# fatlipp/eacham

Measured on AMD Instinct MI355X. Metric: image-pairs matched/s + BA iters/s, 200-frame/50k-landmark synthetic, higher is better.
Workload: dtype i8; 1 GPU; S200 matching: 200 frames x 2000 kpts x 256-D, 19900 unordered pairs (both directions + mutual check); pairs_per_rank=19900, parallelism=pairs sharded over 1 GPU(s)

## Files before the change

### eacham_amd/csrc/context.hip

```cpp
#include "context.hpp"
#include <algorithm>

#include <cstdlib>
#include <cstring>
#include <dlfcn.h>
#include <new>

namespace eacham {

int ensure_workspace(eacham_ctx* ctx, size_t bytes) {
    if (bytes <= ctx->ws_bytes) return EACHAM_OK;
    if (ctx->ws) {
        EACHAM_HIP_TRY(ctx, hipStreamSynchronize(ctx->stream));
        EACHAM_HIP_TRY(ctx, hipFree(ctx->ws));
        ctx->ws = nullptr;
        ctx->ws_bytes = 0;
    }
    EACHAM_HIP_TRY(ctx, hipMalloc(&ctx->ws, bytes));
    ctx->ws_bytes = bytes;
    return EACHAM_OK;
}

int ensure_io(eacham_ctx* ctx, size_t bytes) {
    if (bytes <= ctx->io_bytes) return EACHAM_OK;
// ... 94 lines not shown
    f.dim = dim;
    f.ks = ks;
    f.ntiles = ntiles;
    ctx->ks_common = ks;
    ctx->kind_common = kind;
    ctx->wide_bytes_common = wide_bytes;
    ctx->frame_table_dirty = true;
    ctx->bits_table_dirty = true;
}

__global__ void gather_tiles_kernel(const FrameDev* __restrict__ frames, int n, int* __restrict__ used) {
    const int i = blockIdx.x * blockDim.x + threadIdx.x;
    if (i < n) used[i] = frames[i].meta ? frames[i].meta[1] : frames[i].ntiles;
}

int sync_frame_table(eacham_ctx* ctx) {
    if (!ctx->frame_table_dirty) return EACHAM_OK;
    int need = (int)ctx->frames.size();
    if (need + 1 > ctx->frame_table_cap) {
        if (ctx->frame_table_dev) {
            EACHAM_HIP_TRY(ctx, hipStreamSynchronize(ctx->stream));
            EACHAM_HIP_TRY(ctx, hipFree(ctx->frame_table_dev));
            ctx->frame_table_dev = nullptr;
        }
        int cap = need < 64 ? 64 : need * 2;
        EACHAM_HIP_TRY(ctx, hipMalloc((void**)&ctx->frame_table_dev, sizeof(FrameDev) * cap));
        ctx->frame_table_cap = cap;
    }
    std::vector<FrameDev> tab(need + 1);
    {
        FrameDev& e = tab[need];
        e.frag = nullptr; e.norm = nullptr; e.normb = nullptr; e.screen = nullptr;
        e.orig = ctx->flag_dev->standin_rows; e.pos = ctx->flag_dev->standin_rows; e.meta = ctx->flag_dev->standin_meta;
        e.n = 0; e.ntiles = 0; e.resident = 1;
    }
    for (int i = 0; i < need; ++i) {
        const FrameHost& f = ctx->frames[i];
        tab[i].frag = f.frag;
        tab[i].norm = f.norm;
        tab[i].normb = f.normb;
        tab[i].orig = f.orig;
        tab[i].pos = f.pos;
        tab[i].meta = f.meta;
        tab[i].screen = f.screen;
        tab[i].n = f.n < 0 ? 0 : f.n;
        tab[i].ntiles = f.n < 0 ? 0 : f.ntiles;
        tab[i].resident = f.n < 0 ? 0 : 1;
    }
    {
        EACHAM_HIP_TRY(ctx, hipMemcpyAsync(ctx->frame_table_dev, tab.data(), sizeof(FrameDev) * (need + 1),
                                           hipMemcpyHostToDevice, ctx->stream));
        int* used_dev = nullptr;
        if (need == 0) {
            ctx->frame_table_dirty = false;
            return EACHAM_OK;
        }
        EACHAM_HIP_TRY(ctx, hipMalloc((void**)&used_dev, sizeof(int) * need));
        gather_tiles_kernel<<<(need + 255) / 256, 256, 0, ctx->stream>>>(ctx->frame_table_dev, need, used_dev);
        std::vector<int> used(need);
        hipError_t e = hipMemcpyAsync(used.data(), used_dev, sizeof(int) * need, hipMemcpyDeviceToHost, ctx->stream);
        if (e == hipSuccess) e = hipStreamSynchronize(ctx->stream);
        (void)hipFree(used_dev);
        EACHAM_HIP_TRY(ctx, e);
        for (int i = 0; i < need; ++i) ctx->frames[i].tiles_used = used[i];
    }
    ctx->frame_table_dirty = false;
    return EACHAM_OK;
}

namespace {
typedef int (*roctx_push_t)(const char*);
typedef int (*roctx_pop_t)(void);
roctx_push_t g_roctx_push = nullptr;
roctx_pop_t g_roctx_pop = nullptr;
// ... 173 lines not shown
int eacham_clear_descriptors(eacham_ctx* ctx) {
    if (!ctx) return EACHAM_ERR_INVALID;
    std::lock_guard<std::mutex> lock(ctx->mu);
    (void)hipSetDevice(ctx->device);
    EACHAM_HIP_TRY(ctx, hipStreamSynchronize(ctx->stream));
    for (auto& f : ctx->frames) release_frame(f);
    ctx->frames.clear();
    ctx->ks_common = 0;
    ctx->kind_common = FRAME_INT8;
    ctx->wide_bytes_common = 0;
    ctx->frame_table_dirty = true;
    ctx->bits_table_dirty = true;
    return EACHAM_OK;
}

void eacham_ctx_destroy(eacham_ctx* ctx) {
    if (!ctx) return;
    (void)hipSetDevice(ctx->device);
    (void)hipStreamSynchronize(ctx->stream);
    for (auto& f : ctx->frames) release_frame(f);
    if (ctx->table16_dev) (void)hipFree(ctx->table16_dev);
    if (ctx->bits_table_dev) (void)hipFree((void*)ctx->bits_table_dev);
    if (ctx->frame_table_dev) (void)hipFree(ctx->frame_table_dev);
    if (ctx->flag_dev) (void)hipFree(ctx->flag_dev);
    if (ctx->pairs_safe) (void)hipFree(ctx->pairs_safe);
    if (ctx->ws) (void)hipFree(ctx->ws);
    if (ctx->io) (void)hipFree(ctx->io);
    if (ctx->io_host) (void)hipHostFree(ctx->io_host);
    for (auto& b : ctx->ba_pool) {
        if (b.dev) (void)hipFree(b.dev);
        if (b.pinned) (void)hipHostFree(b.pinned);
    }
    for (auto& sc : ctx->ba_scratch)
        if (sc.dev) (void)hipFree(sc.dev);
    for (auto& s : ctx->prof)
        for (auto& ev : s.events) {
            (void)hipEventDestroy(ev.first);
            (void)hipEventDestroy(ev.second);
        }
    for (hipEvent_t e : {ctx->ev_tile[0], ctx->ev_tile[1], ctx->ev_fin[0], ctx->ev_fin[1], ctx->ev_join})
        if (e) (void)hipEventDestroy(e);
    if (ctx->stream2) (void)hipStreamDestroy(ctx->stream2);
    (void)hipStreamDestroy(ctx->stream);
    delete ctx;
}

// ... 51 lines not shown
```

### eacham_amd/csrc/context.hpp

```cpp
#pragma once

#include <hip/hip_runtime.h>

#include <algorithm>
#include <cstdarg>
#include <cstddef>
#include <cstring>
#include <cstdint>
#include <cstdio>
#include <mutex>
#include <string>
#include <utility>
#include <vector>

#include "../../include/eacham_hip.h"
#include "io_layout.hpp"

namespace eacham {
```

-----

TASK GOAL
The answer should be an exact copy of the data.

REPLY
# fatlipp/eacham

Measured on AMD Instinct MI355X. Metric: image-pairs matched/s + BA iters/s, 200-frame/50k-landmark synthetic, higher is better.
Workload: dtype i8; 1 GPU; S200 matching: 200 frames x 2000 kpts x 256-D, 19900 unordered pairs (both directions + mutual check); pairs_per_rank=19900, parallelism=pairs sharded over 1 GPU(s)

## Files before the change

### eacham_amd/csrc/context.hip

```cpp
#include "context.hpp"
#include <algorithm>

#include <cstdlib>
#include <cstring>
#include <dlfcn.h>
#include <new>

namespace eacham {

int ensure_workspace(eacham_ctx* ctx, size_t bytes) {
    if (bytes <= ctx->ws_bytes) return EACHAM_OK;
    if (ctx->ws) {
        EACHAM_HIP_TRY(ctx, hipStreamSynchronize(ctx->stream));
        EACHAM_HIP_TRY(ctx, hipFree(ctx->ws));
        ctx->ws = nullptr;
        ctx->ws_bytes = 0;
    }
    EACHAM_HIP_TRY(ctx, hipMalloc(&ctx->ws, bytes));
    ctx->ws_bytes = bytes;
    return EACHAM_OK;
}

int ensure_io(eacham_ctx* ctx, size_t bytes) {
    if (bytes <= ctx->io_bytes) return EACHAM_OK;
// ... 94 lines not shown
    f.dim = dim;
    f.ks = ks;
    f.ntiles = ntiles;
    ctx->ks_common = ks;
    ctx->kind_common = kind;
    ctx->wide_bytes_common = wide_bytes;
    ctx->frame_table_dirty = true;
    ctx->bits_table_dirty = true;
}

__global__ void gather_tiles_kernel(const FrameDev* __restrict__ frames, int n, int* __restrict__ used) {
    const int i = blockIdx.x * blockDim.x + threadIdx.x;
    if (i < n) used[i] = frames[i].meta ? frames[i].meta[1] : frames[i].ntiles;
}

int sync_frame_table(eacham_ctx* ctx) {
    if (!ctx->frame_table_dirty) return EACHAM_OK;
    int need = (int)ctx->frames.size();
    if (need + 1 > ctx->frame_table_cap) {
        if (ctx->frame_table_dev) {
            EACHAM_HIP_TRY(ctx, hipStreamSynchronize(ctx->stream));
            EACHAM_HIP_TRY(ctx, hipFree(ctx->frame_table_dev));
            ctx->frame_table_dev = nullptr;
        }
        int cap = need < 64 ? 64 : need * 2;
        EACHAM_HIP_TRY(ctx, hipMalloc((void**)&ctx->frame_table_dev, sizeof(FrameDev) * cap));
        ctx->frame_table_cap = cap;
    }
    std::vector<FrameDev> tab(need + 1);
    {
        FrameDev& e = tab[need];
        e.frag = nullptr; e.norm = nullptr; e.normb = nullptr; e.screen = nullptr;
        e.orig = ctx->flag_dev->standin_rows; e.pos = ctx->flag_dev->standin_rows; e.meta = ctx->flag_dev->standin_meta;
        e.n = 0; e.ntiles = 0; e.resident = 1;
    }
    for (int i = 0; i < need; ++i) {
        const FrameHost& f = ctx->frames[i];
        tab[i].frag = f.frag;
        tab[i].norm = f.norm;
        tab[i].normb = f.normb;
        tab[i].orig = f.orig;
        tab[i].pos = f.pos;
        tab[i].meta = f.meta;
        tab[i].screen = f.screen;
        tab[i].n = f.n < 0 ? 0 : f.n;
        tab[i].ntiles = f.n < 0 ? 0 : f.ntiles;
        tab[i].resident = f.n < 0 ? 0 : 1;
    }
    {
        EACHAM_HIP_TRY(ctx, hipMemcpyAsync(ctx->frame_table_dev, tab.data(), sizeof(FrameDev) * (need + 1),
                                           hipMemcpyHostToDevice, ctx->stream));
        int* used_dev = nullptr;
        if (need == 0) {
            ctx->frame_table_dirty = false;
            return EACHAM_OK;
        }
        EACHAM_HIP_TRY(ctx, hipMalloc((void**)&used_dev, sizeof(int) * need));
        gather_tiles_kernel<<<(need + 255) / 256, 256, 0, ctx->stream>>>(ctx->frame_table_dev, need, used_dev);
        std::vector<int> used(need);
        hipError_t e = hipMemcpyAsync(used.data(), used_dev, sizeof(int) * need, hipMemcpyDeviceToHost, ctx->stream);
        if (e == hipSuccess) e = hipStreamSynchronize(ctx->stream);
        (void)hipFree(used_dev);
        EACHAM_HIP_TRY(ctx, e);
        for (int i = 0; i < need; ++i) ctx->frames[i].tiles_used = used[i];
    }
    ctx->frame_table_dirty = false;
    return EACHAM_OK;
}

namespace {
typedef int (*roctx_push_t)(const char*);
typedef int (*roctx_pop_t)(void);
roctx_push_t g_roctx_push = nullptr;
roctx_pop_t g_roctx_pop = nullptr;
// ... 173 lines not shown
int eacham_clear_descriptors(eacham_ctx* ctx) {
    if (!ctx) return EACHAM_ERR_INVALID;
    std::lock_guard<std::mutex> lock(ctx->mu);
    (void)hipSetDevice(ctx->device);
    EACHAM_HIP_TRY(ctx, hipStreamSynchronize(ctx->stream));
    for (auto& f : ctx->frames) release_frame(f);
    ctx->frames.clear();
    ctx->ks_common = 0;
    ctx->kind_common = FRAME_INT8;
    ctx->wide_bytes_common = 0;
    ctx->frame_table_dirty = true;
    ctx->bits_table_dirty = true;
    return EACHAM_OK;
}

void eacham_ctx_destroy(eacham_ctx* ctx) {
    if (!ctx) return;
    (void)hipSetDevice(ctx->device);
    (void)hipStreamSynchronize(ctx->stream);
    for (auto& f : ctx->frames) release_frame(f);
    if (ctx->table16_dev) (void)hipFree(ctx->table16_dev);
    if (ctx->bits_table_dev) (void)hipFree((void*)ctx->bits_table_dev);
    if (ctx->frame_table_dev) (void)hipFree(ctx->frame_table_dev);
    if (ctx->flag_dev) (void)hipFree(ctx->flag_dev);
    if (ctx->pairs_safe) (void)hipFree(ctx->pairs_safe);
    if (ctx->ws) (void)hipFree(ctx->ws);
    if (ctx->io) (void)hipFree(ctx->io);
    if (ctx->io_host) (void)hipHostFree(ctx->io_host);
    for (auto& b : ctx->ba_pool) {
        if (b.dev) (void)hipFree(b.dev);
        if (b.pinned) (void)hipHostFree(b.pinned);
    }
    for (auto& sc : ctx->ba_scratch)
        if (sc.dev) (void)hipFree(sc.dev);
    for (auto& s : ctx->prof)
        for (auto& ev : s.events) {
            (void)hipEventDestroy(ev.first);
            (void)hipEventDestroy(ev.second);
        }
    for (hipEvent_t e : {ctx->ev_tile[0], ctx->ev_tile[1], ctx->ev_fin[0], ctx->ev_fin[1], ctx->ev_join})
        if (e) (void)hipEventDestroy(e);
    if (ctx->stream2) (void)hipStreamDestroy(ctx->stream2);
    (void)hipStreamDestroy(ctx->stream);
    delete ctx;
}

// ... 51 lines not shown
```

### eacham_amd/csrc/context.hpp

```cpp
#pragma once

#include <hip/hip_runtime.h>

#include <algorithm>
#include <cstdarg>
#include <cstddef>
#include <cstring>
#include <cstdint>
#include <cstdio>
#include <mutex>
#include <string>
#include <utility>
#include <vector>

#include "../../include/eacham_hip.h"
#include "io_layout.hpp"

namespace eacham {
```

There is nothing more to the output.